There is always a debate about the performance of different programming languages, which is one aspect among many for choosing a programming language. As the founder of the SPMF data mining library, implemented in Java and focused on performance, I am always curious about the comparison with other languages.
Today, I was reading the VEPRECO paper by Mordvanyuk et al. (2022), and I found some interesting comparison that they did between the Java implementation of CM-SPAM (from SPMF) and an implementation in Python. I will reproduce the table from the paper showing the comparison in Memory (MB) and Time (s):

The authors conclude that : “The results show that CM-SPAM implemented in java is from 10 to 24 times faster than its implementation in python, and consumes from 2 to 45 times less memory, depending on the dataset. This means, that in java with lower support, we spend much less memory, than in python with higher support.”
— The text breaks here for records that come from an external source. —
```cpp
int acrmi_draw_heatmaps(const float* maps_l_dev, const float* maps_r_dev, long long frame_stride, int n, int h, int w,
                        const float* view_dev, float weight, const uint8_t* lut_host, int bgr, const uint8_t* img_in_dev,
                        uint8_t* out_l_dev, uint8_t* out_r_dev, int H, int W, void* stream) {
  if (!maps_l_dev || !img_in_dev || !out_l_dev || (maps_r_dev != nullptr) != (out_r_dev != nullptr) || out_l_dev == out_r_dev ||
      (out_r_dev && out_r_dev == img_in_dev) || !overlay_image_ok(n, H, W) || h <= 0 || w <= 0 || h > OVERLAY_MAX_DIM ||
      w > OVERLAY_MAX_DIM || frame_stride < (long long)h * w || !(weight >= 0.f && weight <= 1.f))
    return fail(nullptr, ACRMI_EINVAL, "acrmi_draw_heatmaps: bad arguments");
  HeatmapArgs a{};
  a.maps[0] = maps_l_dev; a.maps[1] = maps_r_dev; a.frame_stride = frame_stride; a.pix_stride = 1; a.dtype = ACRMI_DT_F32;
  a.n = n; a.h = h; a.w = w; a.H = H; a.W = W; a.view = view_dev; a.weight = weight; a.img_in = img_in_dev;
  a.out[0] = out_l_dev; a.out[1] = out_r_dev;
  if (lut_host) std::memcpy(a.lut, lut_host, 768);
  else heatmap_default_lut(bgr != 0, a.lut);
  hipError_t e = launch_heatmap(a, (hipStream_t)stream);
  return e == hipSuccess ? ACRMI_OK : fail(nullptr, ACRMI_EHIP, "draw_heatmaps: %s", hipGetErrorString(e));
}

}
```

arbitrary-hands-3d-reconstruction_amd/csrc/acrmi_program.hip:

```cpp
#include "acrmi_ctx.h"

void free_program(acrmi_ctx* c) {
  for (hipEvent_t e : c->op_ev)
    if (e) (void)hipEventDestroy(e);
  c->op_ev.clear();
  for (float* p : c->buf_ptr)
    if (p) (void)hipFree(p);
  c->buf_ptr.clear();
  c->bufs.clear();
  c->ops.clear();
  for (int l = 0; l < MAX_LANES; ++l) {
    if (c->split_ws[l]) (void)hipFree(c->split_ws[l]);
    if (c->split_cnt[l]) (void)hipFree(c->split_cnt[l]);
    c->split_ws[l] = nullptr; c->split_cnt[l] = nullptr;
  }
  c->split_ws_floats = c->split_counters = 0;
  if (c->att_ws) (void)hipFree(c->att_ws);
  c->att_ws = nullptr;
  if (c->picks) (void)hipFree(c->picks);
  c->picks = nullptr;
  if (c->gate_buf) (void)hipFree(c->gate_buf);
  c->gate_buf = nullptr;
  if (c->range_flag) (void)hipFree(c->range_flag);
  c->range_flag = nullptr;
  c->have_program = false;
  c->last_batch = 0;
}


int run_op(acrmi_ctx* c, const acrmi_op& op, const uint8_t* img, int B, hipStream_t s, int lane) {
  auto ptr = [&](int id) -> float* { return id >= 0 ? c->buf_ptr[id] : nullptr; };
  auto desc = [&](int id) -> const acrmi_buffer_desc& { return c->bufs[id]; };
  auto eptr = [&](int id, int coff) -> float* {
    if (id < 0) return nullptr;
    return reinterpret_cast<float*>(reinterpret_cast<char*>(c->buf_ptr[id]) + (size_t)coff * (c->bufs[id].dtype ? 2 : 4));
  };
  switch (op.kind) {
    case ACRMI_OP_U8NORM: {
      const auto& d = desc(op.out_buf);
      HIPCHK(c, launch_u8norm(img, (long)B * d.h * d.w, ptr(op.out_buf), s));
      return ACRMI_OK;
    }
    case ACRMI_OP_STEM: {
      const auto& d = desc(op.out_buf);
      if (op.ksize == 7) {
        if (d.dtype)
          HIPCHK(c, launch_stem7_h16(img, B, 2 * d.h, 2 * d.w, c->weights + op.w_off, c->weights + op.b_off, ptr(op.out_buf),
                                     d.cs, op.out_coff, op.relu, d.dtype, s));
        else
          HIPCHK(c, launch_stem7(img, B, 2 * d.h, 2 * d.w, c->weights + op.w_off, c->weights + op.b_off, ptr(op.out_buf), d.cs,
                                 op.out_coff, op.relu, s));
        return ACRMI_OK;
      }
      if (d.dtype)
        HIPCHK(c, launch_stem_h16(img, B, 2 * d.h, 2 * d.w, c->weights + op.w_off, c->weights + op.b_off, ptr(op.out_buf),
                                  d.cs, op.out_coff, op.relu, d.dtype, s));
      else
        HIPCHK(c, launch_stem(img, B, 2 * d.h, 2 * d.w, c->weights + op.w_off, c->weights + op.b_off, ptr(op.out_buf), d.cs,
                              op.out_coff, op.relu, s));
      return ACRMI_OK;
    }
    case ACRMI_OP_CONV: {
      const auto& di = desc(op.in_buf);
      const auto& dout = desc(op.out_buf);
      ConvArgs a{};
      a.in = ptr(op.in_buf);
      a.w = c->weights + op.w_off;
      a.bias = op.bias_per_frame ? ptr(op.aux_buf) : c->weights + op.b_off;
      a.res = ptr(op.res_buf);
      a.out = ptr(op.out_buf);
      a.B = B; a.H = di.h; a.W = di.w; a.Ho = dout.h; a.Wo = dout.w;
      a.in_cs = di.cs; a.in_coff = op.in_coff; a.Cin = op.cin;
      a.out_cs = dout.cs; a.out_coff = op.out_coff; a.Cout = op.cout;
      a.res_cs = op.res_buf >= 0 ? desc(op.res_buf).cs : 0; a.res_coff = op.res_coff;
      if (op.flags & ACRMI_CONV_SPLITK) {
        a.splitk = 1; a.split_ws = c->split_ws[lane]; a.split_cnt = c->split_cnt[lane];
      }
      if (op.flags & ACRMI_CONV_BIAS_MAP) {
        a.res = c->weights + op.w_off2; a.res_cs = (op.groups * op.cout + 3) / 4 * 4; a.res_coff = 0; a.res_bcast = 1;
      }
      a.ks = op.ksize; a.stride = op.stride; a.relu = op.relu; a.groups = op.groups;
      a.cin8 = (op.cin + 7) / 8;
      a.n_tiles = op.cout <= 32 ? 1 : ((op.cout + 63) / 64) * 2;
      a.bias_fstride = op.bias_per_frame ? desc(op.aux_buf).cs : 0;
      a.nxt = op.nterms;
      for (int t = 0; t < op.nterms && t < 3; ++t) {
        a.xt[t] = ptr(op.term_buf[t]);
        a.xt_cs[t] = desc(op.term_buf[t]).cs; a.xt_coff[t] = op.term_coff[t]; a.xt_shift[t] = op.term_shift[t];
      }
      if (op.flags & ACRMI_CONV_DUAL) {
        a.out2 = ptr(op.aux_buf); a.out2_cs = desc(op.aux_buf).cs; a.out2_coff = 0;
      }
      a.algo = op.flags & 7;
      a.range_flag = a.algo == 6 ? c->range_flag : nullptr;
      a.dtype = di.dtype;
      a.out_f32 = di.dtype != ACRMI_DT_F32 && dout.dtype == ACRMI_DT_F32;
      HIPCHK(c, launch_conv(a, s));
      return ACRMI_OK;
    }
    case ACRMI_OP_FUSESUM: {
      const auto& dout = desc(op.out_buf);
      FuseArgs f{};
      f.nterms = op.nterms; f.B = B; f.H = dout.h; f.W = dout.w; f.C = op.cout; f.out_cs = dout.cs; f.relu = op.relu;
      f.out = eptr(op.out_buf, op.out_coff);
      for (int t = 0; t < op.nterms; ++t) {
        f.term[t] = eptr(op.term_buf[t], op.term_coff[t]);
        f.cs[t] = desc(op.term_buf[t]).cs;
        f.shift[t] = op.term_shift[t];
      }
      if (dout.dtype) HIPCHK(c, launch_fuse_sum_h16(f, dout.dtype, s));
      else HIPCHK(c, launch_fuse_sum(f, s));
      return ACRMI_OK;
    }
    case ACRMI_OP_BILINEAR2X: {
      const auto& di = desc(op.in_buf);
      if (di.dtype)
        HIPCHK(c, launch_bilinear2x_h16(ptr(op.in_buf), B, di.h, di.w, di.cs, op.in_coff, op.cin, ptr(op.out_buf),
                                        desc(op.out_buf).cs, op.out_coff, di.dtype, s));
      else
        HIPCHK(c, launch_bilinear2x(ptr(op.in_buf), B, di.h, di.w, di.cs, op.in_coff, op.cin, ptr(op.out_buf),
                                    desc(op.out_buf).cs, op.out_coff, s));
      return ACRMI_OK;
    }
    case ACRMI_OP_PAIR1X1: {
      const auto& di = desc(op.in_buf);
      HIPCHK(c, launch_pair1x1(ptr(op.in_buf), di.cs, op.in_coff, ptr(op.res_buf), desc(op.res_buf).cs, op.res_coff, ptr(op.out_buf),
                               desc(op.out_buf).cs, op.out_coff, ptr(op.aux_buf), desc(op.aux_buf).cs, 0, c->weights + op.w_off,
                               (long)B * di.h * di.w, s));
      return ACRMI_OK;
    }
    case ACRMI_OP_MAXPOOL: {
      const auto& di = desc(op.in_buf);
      if (di.dtype)
        HIPCHK(c, launch_maxpool3s2_h16(ptr(op.in_buf), B, di.h, di.w, di.cs, op.in_coff, op.cin, ptr(op.out_buf),
                                        desc(op.out_buf).cs, op.out_coff, di.dtype, s));
      else
        HIPCHK(c, launch_maxpool3s2(ptr(op.in_buf), B, di.h, di.w, di.cs, op.in_coff, op.cin, ptr(op.out_buf),
                                    desc(op.out_buf).cs, op.out_coff, s));
      return ACRMI_OK;
    }
    case ACRMI_OP_POW11: {
      const auto& d = desc(op.out_buf);
      if (d.dtype) HIPCHK(c, launch_pow11_h16(ptr(op.out_buf), (long)B * d.h * d.w, d.cs, op.out_coff, d.dtype, s));
      else HIPCHK(c, launch_pow11(ptr(op.out_buf), (long)B * d.h * d.w, d.cs, op.out_coff, s));
      return ACRMI_OK;
    }
    case ACRMI_OP_ATTPOOL: {
      const auto& ds = desc(op.in_buf);
      const auto& df = desc(op.res_buf);
      HIPCHK(c, launch_attpool(ptr(op.in_buf), ds.cs, eptr(op.res_buf, op.res_coff), df.cs, op.cin, B, df.h, df.w,
                               c->att_ws, ptr(op.out_buf), s, df.dtype));
      return ACRMI_OK;
    }
    case ACRMI_OP_PAREBIAS: {
      PareArgs p{};
      p.pooled = ptr(op.in_buf);
      p.lc_w = c->weights + op.w_off;
      p.lin_w = c->weights + op.w_off2;
      p.lin_b = c->weights + op.b_off2;
      p.mix_wp = c->weights + op.w_off3;
      p.mix_b = c->weights + op.b_off;
      p.out = ptr(op.out_buf);
      p.B = B; p.C = op.cin; p.part0 = op.flags; p.out_stride = desc(op.out_buf).cs;
      HIPCHK(c, launch_parebias(p, s));
      return ACRMI_OK;
    }
    case ACRMI_OP_COORDFILL: {
      const auto& d = desc(op.out_buf);
      if (d.dtype) HIPCHK(c, launch_coordfill_h16(ptr(op.out_buf), c->max_batch, d.h, d.w, d.cs, op.out_coff, d.dtype, s));
      else HIPCHK(c, launch_coordfill(ptr(op.out_buf), c->max_batch, d.h, d.w, d.cs, op.out_coff, s));
      return ACRMI_OK;
    }
    case ACRMI_OP_POINTHEADS: {
      const acrmi_head_layout& h = c->heads;
      const int side = op.flags & 1;
      PointArgs p{};
      p.x34 = ptr(op.in_buf); p.x_cs = desc(op.in_buf).cs;
      p.center[0] = ptr(h.center_buf[0]); p.center[1] = ptr(h.center_buf[1]); p.center_cs = desc(h.center_buf[0]).cs;
      p.w = c->weights + op.w_off;
      p.mix_w = c->weights + op.w_off2;
      p.bias = ptr(op.aux_buf); p.bias_stride = desc(op.aux_buf).cs;
      p.p109 = ptr(op.res_buf); p.p109_cs = desc(op.res_buf).cs;
      p.prior = ptr(h.prior_buf[side]); p.prior_cs = desc(h.prior_buf[side]).cs;
      p.final_ = ptr(op.out_buf); p.final_cs = desc(op.out_buf).cs;
      p.picks = c->picks; p.side = side; p.B = B; p.thresh = c->conf_thresh;
      p.prior_when_both = c->batch_prior ? 1 : 0;
      HIPCHK(c, launch_point_heads(p, s));
      return ACRMI_OK;
    }
    default:
      return fail(c, ACRMI_EINVAL, "unknown op kind %d", op.kind);
  }
}

bool op_active(const acrmi_op& op, bool point) {
  return op.kind != ACRMI_OP_COORDFILL && op.mode != (point ? ACRMI_MODE_DENSE : ACRMI_MODE_POINT);
}

static void op_rw(const acrmi_ctx* c, const acrmi_op& op, std::vector<int>& R, std::vector<int>& W) {
  R.clear(); W.clear();
  const int n_bufs = (int)c->bufs.size();
  auto r = [&](int id) { if (id >= 0) R.push_back(id); };
  auto w = [&](int id) { if (id >= 0) W.push_back(id); };
  switch (op.kind) {
    case ACRMI_OP_U8NORM: case ACRMI_OP_STEM: w(op.out_buf); break;
    case ACRMI_OP_CONV:
      r(op.in_buf); r(op.res_buf); if (op.bias_per_frame) r(op.aux_buf);
      for (int t = 0; t < op.nterms; ++t) r(op.term_buf[t]);
      w(op.out_buf);
      if (op.flags & ACRMI_CONV_DUAL) w(op.aux_buf);
      break;
    case ACRMI_OP_FUSESUM: for (int t = 0; t < op.nterms; ++t) r(op.term_buf[t]); w(op.out_buf); break;
    case ACRMI_OP_BILINEAR2X: case ACRMI_OP_MAXPOOL: r(op.in_buf); w(op.out_buf); break;
    case ACRMI_OP_PAIR1X1: r(op.in_buf); r(op.res_buf); w(op.out_buf); w(op.aux_buf); break;
    case ACRMI_OP_POW11: r(op.out_buf); w(op.out_buf); break;
    case ACRMI_OP_ATTPOOL: r(op.in_buf); r(op.res_buf); w(op.out_buf); w(n_bufs); break;
    case ACRMI_OP_PAREBIAS: r(op.in_buf); w(op.out_buf); break;
    case ACRMI_OP_POINTHEADS:
      r(op.in_buf); r(op.aux_buf); r(c->heads.center_buf[0]); r(c->heads.center_buf[1]);
      w(op.res_buf); w(op.out_buf); w(c->heads.prior_buf[op.flags & 1]); w(n_bufs + 1);
      break;
    default: break;
  }
}
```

I think that this is a very interesting observation. I dont know if the Python implementation is as optimized as the Java version. I cannot verify as it does not seems to be publicly available, and the BitBucket repository from the paper is apparently down. But I would assume that they are more or less equally optimized. So the performance difference is quite big in fact.
By the way, I will include an implementation of VEPRECO in the upcoming version of SPMF 2.77 and a few other very recent tsequential pattern mining algorithms that have been contributed by some researchers such as TriBackClo (2026).